Set down exactly the lines below between the line holding "float* gom = bs.at(b.c);" and the line holding "scratch_bytes, st, p.wgroups, (long", inclusive; no other line belongs in the answer.
::: MATERIAL SUPPLIED :::
static int run_backward_op(const dvsr_edvr_plan& p, const BOp& b, const float* const* P, float* const* GP,
                           const BBases& bs, void* scratch, size_t scratch_bytes, hipStream_t st) {
  const Op* o = b.fwd >= 0 ? &p.ops[b.fwd] : nullptr;
  switch (b.type) {
    case B_MEMSET: {
      hipError_t e = hipMemsetAsync(bs.at(b.a), 0, b.n * sizeof(float), st);
      DVSR_REQUIRE(e == hipSuccess, DVSR_ERR_HIP, "backward memset: %s", hipGetErrorString(e));
      return DVSR_OK;
    }
    case B_COPYADD: {
      float* dst = bs.at(b.a);
      if (!dst) return DVSR_OK;
      if (b.accum) return add_inplace(dst, bs.at(b.b), b.n, st);
      hipError_t e = hipMemcpyAsync(dst, bs.at(b.b), b.n * sizeof(float), hipMemcpyDeviceToDevice, st);
      DVSR_REQUIRE(e == hipSuccess, DVSR_ERR_HIP, "backward copy: %s", hipGetErrorString(e));
      return DVSR_OK;
    }
    case B_ACT:
      return act_bwd_inplace(bs.at(b.a), bs.at(b.b), b.n, o->act, st);
    case B_WUNMAP:
      return w4_to_s2d(bs.garena + o->w2_off, GP[o->pw], p.wgroups * o->Cout, o->c0 / 4, 1, st);
    case B_PADFOLD: {
      float* gx = bs.at(b.a);
      if (!gx) return DVSR_OK;
      const bool mpad = b.mask_op >= 0 && p.ops[b.mask_op].pad_out;
      return pad_bwd(bs.at(b.b), gx, o->pmode, o->N, o->c0, o->H, o->W, o->T, b.accum, st,
                     b.mask_op >= 0 ? bs.arena + (mpad ? o->y.off : p.ops[b.mask_op].y.off) : nullptr,
                     b.mask_op >= 0 ? p.ops[b.mask_op].act : 0, mpad ? 1 : 0);
    }
    case B_ADDMEAN:
      return addmean_bwd(bs.at(b.b), bs.at(b.a), o->N / o->T, o->c0, o->T, (size_t)o->H * o->W, st);
    case B_DGRAD: {
      if (!bs.at(b.a)) return DVSR_OK;
      dvsr_conv2d_desc g;
      ConvExtra ex;
      dgrad_desc(p, b, P, bs, &g, &ex);
      if (p.use_v1) return conv2d_run(g, ex, st);
      return conv2d_packed_run(g, bs.dpack + o->dgrad[b.which].off, ex, o->dgrad[b.which].geo, st);
    }
    case B_REDUCE: {
      float* dst = bs.at(b.a);
      if (!dst) return DVSR_OK;
      return reduce_frames(dst, b.bs, bs.at(b.b), b.B, b.cnt, b.per, b.accum, st);
    }
    case B_DCN: {
      const size_t P_ = (size_t)o->H * o->W;
      const long long bstride = (long long)o->dg * 27 * P_;
      const float* om = bs.arena + o->x1.off;
      float* gom = bs.at(b.c);
      return mdcn_backward_run(bs.arena + o->x0.off, om, bstride, om + (size_t)o->dg * 18 * P_, bstride, 1, P[o->pw],
                               bs.at(b.b), bs.at(b.a), gom, bstride, gom + (size_t)o->dg * 18 * P_, bstride,
                               GP[o->pw], GP[o->pb], o->N, o->c0, o->H, o->W, o->Cout, 1, 1, 1, o->dg, scratch,
                               scratch_bytes, st, p.wgroups, (long long)o->Cout * o->c0 * 9, o->Cout,
                               p.wsets > 1 ? (long long)o->Cout * o->c0 * 9 : 0);
    }
    case B_UP: {
      float* gx = bs.at(b.a);
      if (!gx) return DVSR_OK;
      return upsample_bilinear_bwd(bs.at(b.b), gx, o->planes, o->H, o->W, o->S, o->mul, b.accum, st);
    }
    case B_POOL:
      return pool3s2_bwd(bs.arena + o->x0.off, bs.at(b.b), bs.at(b.c), bs.at(b.a), o->planes, o->H, o->W, b.accum, st);
    case B_GATE:
      return tsa_gate_bwd(bs.arena + o->x0.off, bs.arena + o->x1.off, bs.arena + o->res.off, bs.arena + o->y.off,
                          bs.at(b.b), bs.at(b.a), bs.at(b.c), bs.at(b.d), o->gB, o->gN, o->gC, o->gHW, st,
                          bs.garena + o->y.off);
    case B_BLEND:
      return tsa_blend_bwd(bs.arena + o->x0.off, bs.arena + o->x1.off, bs.at(b.b), bs.at(b.a), bs.at(b.c),
                           o->y.numel, b.accum, st);
    case B_WGRAD: break;
  }
  return DVSR_ERR_INVALID;
}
:::
TASK ANSWER:
      float* gom = bs.at(b.c);
      return mdcn_backward_run(bs.arena + o->x0.off, om, bstride, om + (size_t)o->dg * 18 * P_, bstride, 1, P[o->pw],
                               bs.at(b.b), bs.at(b.a), gom, bstride, gom + (size_t)o->dg * 18 * P_, bstride,
                               GP[o->pw], GP[o->pb], o->N, o->c0, o->H, o->W, o->Cout, 1, 1, 1, o->dg, scratch,
                               scratch_bytes, st, p.wgroups, (long long)o->Cout * o->c0 * 9, o->Cout,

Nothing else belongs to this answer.